What you should do. Report back every line below that carries the word "kBins".

Provided data START

# TimingSpace/MVOScaleRecovery

Hardware: AMD Instinct MI355X
Metric: frames/sec scale-recovery, KITTI-00 flow (~2k feats/frame), 1/2/4/8 GPU (higher is better)
Workload: dtype f64

## Files before the change

mvoscalerecovery_amd/csrc/mvosr_kernels.hip:

```cpp
#include <hip/hip_runtime.h>
#include <math.h>
#include <stdint.h>
#include <stdlib.h>
#include <string.h>

#include "../../include/mvosr.h"
#include "mvosr_device.hpp"
#include "mvosr_host.hpp"

namespace mvosr {

#ifdef MVOSR_STAMPS
#define MVOSR_STAMP(i) do { if (threadIdx.x == 0 && stamps) stamps[i] = __builtin_amdgcn_s_memtime(); } while (0)
#define MVOSR_STAMP_DECL unsigned long long stamps[12] = {0,0,0,0,0,0,0,0,0,0,0,0};
#define MVOSR_STAMP_ARG , unsigned long long *stamps = nullptr
#define MVOSR_STAMP_PASS , stamps
#define MVOSR_RSTAMP(i) do { if (stamps) stamps[i] = __builtin_amdgcn_s_memtime(); } while (0)
#else
#define MVOSR_RSTAMP(i) do {} while (0)
#define MVOSR_STAMP(i) do {} while (0)
#define MVOSR_STAMP_DECL
#define MVOSR_STAMP_ARG
#define MVOSR_STAMP_PASS
#endif
// ... 15 lines not shown
    p.misc = p.red + 8u * (uint32_t)(kRedSlots * 2 * waves);
    p.total = p.misc + 4u * 32u;
    return p;
}

struct Smem {
    double2 *P;
    double *Y;
    uint16_t *c16;
    uint32_t *c32;
    uint32_t *sel;
    int *hist;
    double *red;
    int *misc;
};
__device__ __forceinline__ Smem carve(char *base, int n, int waves) {
    const LdsPlan p = lds_plan(n, waves);
    Smem s;
    s.P = reinterpret_cast<double2 *>(base + p.p);
    s.Y = reinterpret_cast<double *>(base + p.y);
    s.c16 = reinterpret_cast<uint16_t *>(base + p.c);
    s.c32 = reinterpret_cast<uint32_t *>(base + p.c);
    s.sel = reinterpret_cast<uint32_t *>(base + p.c);
    s.hist = reinterpret_cast<int *>(base + p.hist);
    s.red = reinterpret_cast<double *>(base + p.red);
    s.misc = reinterpret_cast<int *>(base + p.misc);
    return s;
}

enum { M_WCNT = 0 , M_LIST = 16, M_MEDLO = 18, M_MEDHI = 20  };


constexpr int kTC = 2;


typedef double dvec2 __attribute__((ext_vector_type(2)));
__device__ __forceinline__ double2 stream_load2(const double2 *p) {
    const dvec2 v = __builtin_nontemporal_load(reinterpret_cast<const dvec2 *>(p));
    double2 r; r.x = v.x; r.y = v.y;
    return r;
}
__device__ __forceinline__ double stream_load(const double *p) {
    return __builtin_nontemporal_load(p);
}

template <int B>
struct TriChunk {
    TriIds q[kTC];
    template <bool STREAM = false>
    __device__ __forceinline__ void load(const int32_t *tri, int64_t begin, int count, int base, int tid) {
#pragma unroll
        for (int k = 0; k < kTC; ++k) {
            const int t = base + k * B + tid;
            if (t < count) {
                if constexpr (STREAM) {
                    const int32_t *p = tri + 3 * begin + 3 * t;
                    q[k].a = __builtin_nontemporal_load(p); q[k].b = __builtin_nontemporal_load(p + 1); q[k].c = __builtin_nontemporal_load(p + 2);
                } else {
                    q[k] = load_tri(tri + 3 * begin, t);
                }
            }
        }
    }
};

struct VoteFlags { bool f0, f1, f2; };
// ... 232 lines not shown
    pitch = asin(-uy) * 180.0 / 3.141592653589793;
    if (pitch < thr_deg) r |= 1;
    if (pitch >= thr_deg) r |= 2;
    return r;
}
__device__ __attribute__((noinline)) int pitch_reference_cold(double x0, double y0, double z0, double x1, double y1, double z1,
                                                              double x2, double y2, double z2, double thr_deg) {
    double nx, ny, nz, pitch;
    return pitch_reference_impl<false>(x0, y0, z0, x1, y1, z1, x2, y2, z2, thr_deg, nx, ny, nz, pitch);
}
template <bool FULL>
__device__ __forceinline__ int pitch_reference(double x0, double y0, double z0, double x1, double y1, double z1,
                                               double x2, double y2, double z2, double thr_deg,
                                               double &nx, double &ny, double &nz, double &pitch) {
    if constexpr (FULL) return pitch_reference_impl<true>(x0, y0, z0, x1, y1, z1, x2, y2, z2, thr_deg, nx, ny, nz, pitch);
    else { nx = ny = nz = pitch = 0.0; return pitch_reference_cold(x0, y0, z0, x1, y1, z1, x2, y2, z2, thr_deg); }
}

struct SelectResult {
    double height_level;
    int n_pitch, n_tri_valid;
    int singular, bad;
    int n_steep;
    int near;
};

enum { MODE_HOT = 0, MODE_EXACT = 1, MODE_FULL = 2 };

struct PitchTest {
    double thr_deg;
    double s2_hi, s2_lo;
};

template <bool FULL>
__device__ __forceinline__ int classify_triangle(double x0, double y0, double z0, double x1, double y1, double z1,
                                                 double x2, double y2, double z2, double h, const PitchTest &pt,
                                                 double *g_normals, double *g_pitch, double *g_heights, int64_t tg) {
    bool is_flat = false, is_steep = false, is_singular = false;
    bool decided = false;
    if constexpr (!FULL) {
        const double e1x = x1 - x0, e1y = y1 - y0, e1z = z1 - z0;
        const double e2x = x2 - x0, e2y = y2 - y0, e2z = z2 - z0;
        const double cx = __builtin_fma(e1y, e2z, -(e1z * e2y));
        const double cy = __builtin_fma(e1z, e2x, -(e1x * e2z));
        const double cz = __builtin_fma(e1x, e2y, -(e1y * e2x));
        const double tx = x0 * cx, ty = y0 * cy, tz = z0 * cz;
        const double det = (tx + ty) + tz;
        const double mag = (fabs(tx) + fabs(ty)) + fabs(tz);
        const double c2 = __builtin_fma(cz, cz, __builtin_fma(cy, cy, cx * cx));
        const double q2 = cy * cy;
        const double sy = cy * det;
        const bool safe = fabs(det) > 1e-9 * mag;
        is_flat = safe & (sy > 0.0) & (q2 > pt.s2_hi * c2);
        is_steep = safe & ((sy <= 0.0) | (q2 < pt.s2_lo * c2));
        decided = is_flat | is_steep;
    }
    if (!decided) {
        double nx, ny, nz, pitch;
        const int r = pitch_reference<FULL>(x0, y0, z0, x1, y1, z1, x2, y2, z2, pt.thr_deg, nx, ny, nz, pitch);
        is_singular = r & 4;
        is_flat = r & 1;
        is_steep = r & 2;
        if constexpr (FULL) {
            if (g_normals) { double *o = g_normals + 3 * tg; o[0] = nx; o[1] = ny; o[2] = nz; }
            if (g_pitch) g_pitch[tg] = pitch;
            if (g_heights) g_heights[tg] = h;
        }
    }
    return (is_flat ? 1 : 0) | (is_steep ? 2 : 0) | (is_singular ? 4 : 0) | (decided ? 0 : 8);
}

template <bool FULL, class Fetch>
struct SteepStream {
    const int32_t *tri;
    const int32_t *order;
    int t2n;
    const PitchTest &pt;
    Fetch fetch;
    int t_next;
    unsigned long long mask;
    double h;
    __device__ __forceinline__ void refill() {
        const int t = t_next + lane_id();
        bool steep = false;
        h = 0.0;
        if (t < t2n) {
            const int row = order ? min(max(order[t], 0), t2n - 1) : t;
            const TriIds q = load_tri(tri, row);
            double x0, y0, z0, x1, y1, z1, x2, y2, z2;
            if (fetch(q, x0, y0, z0, x1, y1, z1, x2, y2, z2)) {
// ... 81 lines not shown
        });
        __threadfence_block();
        __syncthreads();
        if (tid == 0) {
            double val[kNpDepth + 1];
            int vp = 0, kk = 0;
            np_pairwise_leaves(m, [&](int, int, bool is_leaf) {
                if (is_leaf) val[vp++] = leaf[kk++];
                else { const double r = val[--vp], l = val[--vp]; val[vp++] = l + r; }
            });
            *slot = c0 == 0 ? val[0] : *slot + val[0];
        }
        __syncthreads();
    }
    res = *slot;
    __syncthreads();
    return (0.0 + res) / (double)n_steep;
}

struct LdsFetch {
    const double2 *P; const double *Y; int n_valid;
    __device__ __forceinline__ bool operator()(const TriIds q, double &x0, double &y0, double &z0, double &x1, double &y1, double &z1,
                                               double &x2, double &y2, double &z2) const {
        if ((unsigned)q.a >= (unsigned)n_valid || (unsigned)q.b >= (unsigned)n_valid || (unsigned)q.c >= (unsigned)n_valid) return false;
        const double2 p0 = P[q.a], p1 = P[q.b], p2 = P[q.c];
        x0 = p0.x; z0 = p0.y; x1 = p1.x; z1 = p1.y; x2 = p2.x; z2 = p2.y;
        y0 = Y[q.a]; y1 = Y[q.b]; y2 = Y[q.c];
        return true;
    }
};

constexpr double kLevelGuard = 1e-12;

template <int WAVES, int MODE, int FW = 1>
__device__ __forceinline__ SelectResult phase_select(const Smem &s, int n_valid, const int32_t *tri2, int64_t t2_begin,
                                                     int t2_count, TriChunk<WAVES * kWave> &tc, PitchTest pt,
                                                     double *g_normals, double *g_pitch, double *g_heights, int bad_in,
                                                     double *scratch, int scratch_cap MVOSR_STAMP_ARG) {
    constexpr int B = WAVES * kWave;
    constexpr bool FULL = MODE == MODE_FULL;
    const int tid = threadIdx.x;
    unsigned long long flat = 0ull;
    unsigned long long flat_hi = 0ull;
    double hsum = 0.0, hcnt = 0.0, habs = 0.0;
    int npitch = 0, singular = 0, bad = 0;
    int undecided = 0;
    if (t2_count > 64 * FW * B) { bad = 1; t2_count = 0; }
    auto test_triangle = [&](int t, int kk, const TriIds q) {
    if ((unsigned)q.a >= (unsigned)n_valid || (unsigned)q.b >= (unsigned)n_valid || (unsigned)q.c >= (unsigned)n_valid) { bad = 1; return; }
    const double2 p0 = s.P[q.a], p1 = s.P[q.b], p2 = s.P[q.c];
    const double y0 = s.Y[q.a], y1 = s.Y[q.b], y2 = s.Y[q.c];
    const double x0 = p0.x, z0 = p0.y, x1 = p1.x, z1 = p1.y, x2 = p2.x, z2 = p2.y;
    const double h = MODE == MODE_HOT ? (y0 + y1) + y2 : div3((y0 + y1) + y2);
    const int r = classify_triangle<FULL>(x0, y0, z0, x1, y1, z1, x2, y2, z2, h, pt, g_normals, g_pitch, g_heights, t2_begin + t);
    const bool is_flat = r & 1, is_steep = r & 2;
    if (r & 4) singular = 1;
    if constexpr (MODE == MODE_HOT) { if (r & 8) undecided = 1; }
    if (is_steep) { hsum += h; hcnt += 1.0; if constexpr (MODE == MODE_HOT) habs += fabs(h); }
    if (is_flat) {
        if (FW == 1 || kk < 64) flat |= 1ull << (kk & 63); else flat_hi |= 1ull << (kk & 63);
        ++npitch;
    }
    };
    TriChunk<B> tn;
    for (int base = 0; base < t2_count; base += kTC * B) {
        const bool more = base + kTC * B < t2_count;
        if (more) tn.load(tri2, t2_begin, t2_count, base + kTC * B, tid);
#pragma unroll
        for (int k = 0; k < kTC; ++k) {
            const int t = base + k * B + tid;
            if (t < t2_count) test_triangle(t, base / B + k, tc.q[k]);
        }
        if (more) tc = tn;
    }
    const bool in_regs = t2_count <= kTC * B;
    if (!in_regs && t2_count > 0) tc.template load<true>(tri2, t2_begin, t2_count, 0, tid);
    if constexpr (MODE == MODE_HOT) block_sum3<WAVES>(hsum, hcnt, habs, s.red + R_SEL_H * 2 * WAVES, s.red + R_SEL_ABS * 2 * WAVES);
    else block_sum2<WAVES>(hsum, hcnt, s.red + R_SEL_H * 2 * WAVES);
    MVOSR_STAMP(4);
    SelectResult r;
    double hl = hsum / hcnt;
    const double guard = kLevelGuard * (habs / hcnt);
    if constexpr (MODE != MODE_HOT) {
        if (scratch && (int)hcnt + kNpMaxLeaves <= scratch_cap)
            hl = exact_height_level_block<WAVES, FULL>(tri2 + 3 * t2_begin, t2_count, (int)hcnt, pt, LdsFetch{s.P, s.Y, n_valid}, nullptr,
                                                       scratch, s.misc + M_WCNT, s.red + R_MISC * 2 * WAVES);
        else
            hl = exact_height_level<FULL>(tri2 + 3 * t2_begin, t2_count, (int)hcnt, pt, LdsFetch{s.P, s.Y, n_valid});
    }
    int ntv = 0, near = undecided;
    auto mark_triangle = [&](int kk, int qa, int qb, int qc) {
        const unsigned long long fw = (FW == 1 || kk < 64) ? flat : flat_hi;
        if (!((fw >> (kk & 63)) & 1ull)) return;
        const double y0 = s.Y[qa], y1 = s.Y[qb], y2 = s.Y[qc];
        const double h = MODE == MODE_HOT ? (y0 + y1) + y2 : div3((y0 + y1) + y2);
        if constexpr (MODE == MODE_HOT) { if (fabs(h - hl) <= guard) near = 1; }
        if (h > hl) {
            ++ntv;
            atomicOr(&s.sel[qa >> 5], 1u << (qa & 31));
            atomicOr(&s.sel[qb >> 5], 1u << (qb & 31));
            atomicOr(&s.sel[qc >> 5], 1u << (qc & 31));
        }
    };
    for (int base = 0; base < t2_count; base += kTC * B) {
        const bool more = base + kTC * B < t2_count;
        if (more) tn.template load<true>(tri2, t2_begin, t2_count, base + kTC * B, tid);
#pragma unroll
        for (int k = 0; k < kTC; ++k) {
            if (base + k * B + tid < t2_count) mark_triangle(base / B + k, tc.q[k].a, tc.q[k].b, tc.q[k].c);
        }
        if (more) tc = tn;
    }
    bad |= bad_in;
    int sn = singular | (near << 16);
    block_sum4i<WAVES>(npitch, ntv, sn, bad, s.red + R_SEL_CNT * 2 * WAVES);
    singular = sn & 0xFFFF;
    r.near = sn >> 16;
    MVOSR_STAMP(5);
    r.height_level = MODE == MODE_HOT ? hl / 3.0 : hl;
    r.n_steep = (int)hcnt;
    r.n_pitch = npitch; r.n_tri_valid = ntv; r.singular = singular; r.bad = bad;
    return r;
}

struct RoadResult {
    double height;
    int status;
    int n_sel, n_kept, n_modes, mode_left, mode_right;
    double mean, std, skew, median;
};

__device__ __forceinline__ bool dropped_by_single(double y, int bin, const Bits192 &single, int first_single) {
    bool d = false;
#pragma unroll
    for (int dk = -1; dk <= 1; ++dk) {
        const int k = bin + dk;
        const bool is_single = (k >= 0) && (k < kBins) && single.test_lane(max(k, 0));
// ... 401 lines not shown
    int32_t *c = a.o.counts + f * MVOSR_N_COUNTS;
    c[MVOSR_CNT_VALID] = nvalid; c[MVOSR_CNT_TRI_PITCH] = npitch; c[MVOSR_CNT_TRI_VALID] = ntv;
    c[MVOSR_CNT_SELECTED] = R.n_sel; c[MVOSR_CNT_KEPT] = R.n_kept; c[MVOSR_CNT_MODES] = R.n_modes;
    c[MVOSR_CNT_MODE_LEFT] = R.mode_left; c[MVOSR_CNT_MODE_RIGHT] = R.mode_right;
}

__device__ __forceinline__ bool early_frame_exit(const KArgs &a, int64_t f, int n, int t2n) {
    const bool too_few = n == 3;
    const bool oversize = n > a.b.max_feat;
    if (!(n <= 2 || too_few || t2n <= 0 || oversize)) return false;
    if (threadIdx.x == 0) {
        RoadResult R;
        R.n_sel = R.n_kept = R.n_modes = 0; R.mode_left = R.mode_right = -1;
        a.o.raw_scale[f] = nan(""); a.o.height[f] = nan(""); a.o.height_level[f] = nan("");
        a.o.status[f] = oversize ? MVOSR_ST_ERR_MASK : (too_few ? MVOSR_ST_TOO_FEW : MVOSR_ST_ERR_EMPTY);
        a.nsel[f] = 0;
        write_counts(a, f, too_few ? n : 0, 0, 0, R);
    }
    return true;
}

template <int BW, int MODE>
__device__ __forceinline__ void frame_tail(const KArgs &a, const Smem &s, int64_t f, int64_t off, int nvalid, bool refused,
                                           SelectResult &S, RoadResult &R) {
    constexpr int B = BW * kWave;
    const int tid = threadIdx.x;
    int status = kStPending;
    double raw = nan("");
    int nsel = 0;
    if (refused || S.bad) {
        status = MVOSR_ST_ERR_MASK;
    } else if (S.singular) {
        status = MVOSR_ST_ERR_SINGULAR;
    } else {
        const int w = wave_id(), lane = lane_id();
        const int per = ((nvalid + B - 1) / B) * kWave;
        const int begin = w * per, end = min(nvalid, begin + per);
        int cnt = 0;
        for (int j0 = begin; j0 < end; j0 += kWave) {
            const int j = j0 + lane;
            const bool sel = (j < end) && ((s.sel[j >> 5] >> (j & 31)) & 1u);
            if (a.o.selected && j < end) a.o.selected[off + j] = (uint8_t)sel;
            cnt += __popcll(__ballot(sel));
        }
        if (lane == 0) s.misc[M_WCNT + w] = cnt;
        __syncthreads();
        int base = 0;
#pragma unroll
        for (int i = 0; i < BW; ++i) { const int c = s.misc[M_WCNT + i]; if (i < w) base += c; nsel += c; }
        if constexpr (MODE == MODE_HOT) {
            if (S.near || nsel == 0) {
                if (tid == 0) { a.redo[1 + atomicAdd(a.redo, 1)] = (int32_t)f; a.o.status[f] = kStRedo; a.nsel[f] = 0; }
                return;
            }
        }
        double *dst = a.ysel + off;
        for (int j0 = begin; j0 < end; j0 += kWave) {
            const int j = j0 + lane;
            const bool sel = (j < end) && ((s.sel[j >> 5] >> (j & 31)) & 1u);
            const unsigned long long m = __ballot(sel);
            if (sel) dst[base + __popcll(m & ((1ull << lane) - 1ull))] = s.Y[j];
            base += __popcll(m);
        }
        if (nsel == 0) { status = MVOSR_ST_NO_FLAT; raw = a.P.absolute_reference / S.height_level; }
    }
    if (tid == 0) {
// ... 35 lines not shown
    MVOSR_STAMP_DECL
    MVOSR_STAMP(11);
    const int n = a.b.feat_cnt[f];
    const int64_t off = a.b.feat_off[f];
    const int64_t t1b = a.b.tri1_off[f], t2b = a.b.tri2_off[f];
    const int t1n = tri_rows(a.b.tri1_off, a.b.tri1_cnt, f), t2n = tri_rows(a.b.tri2_off, a.b.tri2_cnt, f);
    const Smem s = carve(smem, n, WAVES);
#ifdef MVOSR_STAMPS
    if (n < 0) return;
#endif
    MVOSR_STAMP(0);
#ifdef MVOSR_STAMPS
    if (threadIdx.x == 0) {
        stamps[10] = (unsigned long long)__builtin_amdgcn_s_getreg((31 << 11) | 4) | ((unsigned long long)__builtin_amdgcn_s_getreg((31 << 11) | 20) << 32);
    }
#endif

    RoadResult R;
    R.height = nan(""); R.n_sel = R.n_kept = R.n_modes = 0; R.mode_left = R.mode_right = -1;
    R.mean = R.std = R.skew = R.median = nan("");
    if (early_frame_exit(a, f, n, t2n)) return;
    int bad = 0;
    TriChunk<B> tc2;
    const int nvalid = phase_vote<WAVES, SC>(s, n, a.b.x + off, a.b.y + off, a.b.z + off, a.b.v + off, a.b.tri1, t1b, t1n,
                                             a.P.cos_pitch, a.P.sin_pitch,
                                             a.o.vote_counters ? a.o.vote_counters + off : nullptr, bad,
                                             a.b.tri2, t2b, t2n, tc2, a.P.vote_mode == MVOSR_VOTE_FIXED MVOSR_STAMP_PASS);
    const bool mask_mismatch = a.b.n2_expected && a.b.n2_expected[f] != nvalid;

    SelectResult S;
    S.height_level = nan(""); S.n_pitch = S.n_tri_valid = 0; S.singular = 0; S.bad = 1; S.n_steep = 0; S.near = 0;
    const bool too_many_rows = t1n > kMaxVoteRows;
    if (!mask_mismatch && !too_many_rows)
        S = phase_select<WAVES, MODE>(s, nvalid, a.b.tri2, t2b, t2n, tc2, a.pt, a.o.tri_normals, a.o.tri_pitch_deg,
                                      a.o.tri_heights, bad, a.ysel ? a.ysel + off : nullptr, n MVOSR_STAMP_PASS);
    frame_tail<WAVES, MODE>(a, s, f, off, nvalid, mask_mismatch || too_many_rows, S, R);
    MVOSR_STAMP(9);
#ifdef MVOSR_STAMPS
    if (threadIdx.x == 0 && a.o.hist) { unsigned long long *d = reinterpret_cast<unsigned long long *>(a.o.hist + f * 2 * kBins); for (int i = 0; i < 12; ++i) d[i] = stamps[i]; }
#endif
    });
}
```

Provided data END

Answer section.
        const bool is_single = (k >= 0) && (k < kBins) && single.test_lane(max(k, 0));
    if (threadIdx.x == 0 && a.o.hist) { unsigned long long *d = reinterpret_cast<unsigned long long *>(a.o.hist + f * 2 * kBins); for (int i = 0; i < 12; ++i) d[i] = stamps[i]; }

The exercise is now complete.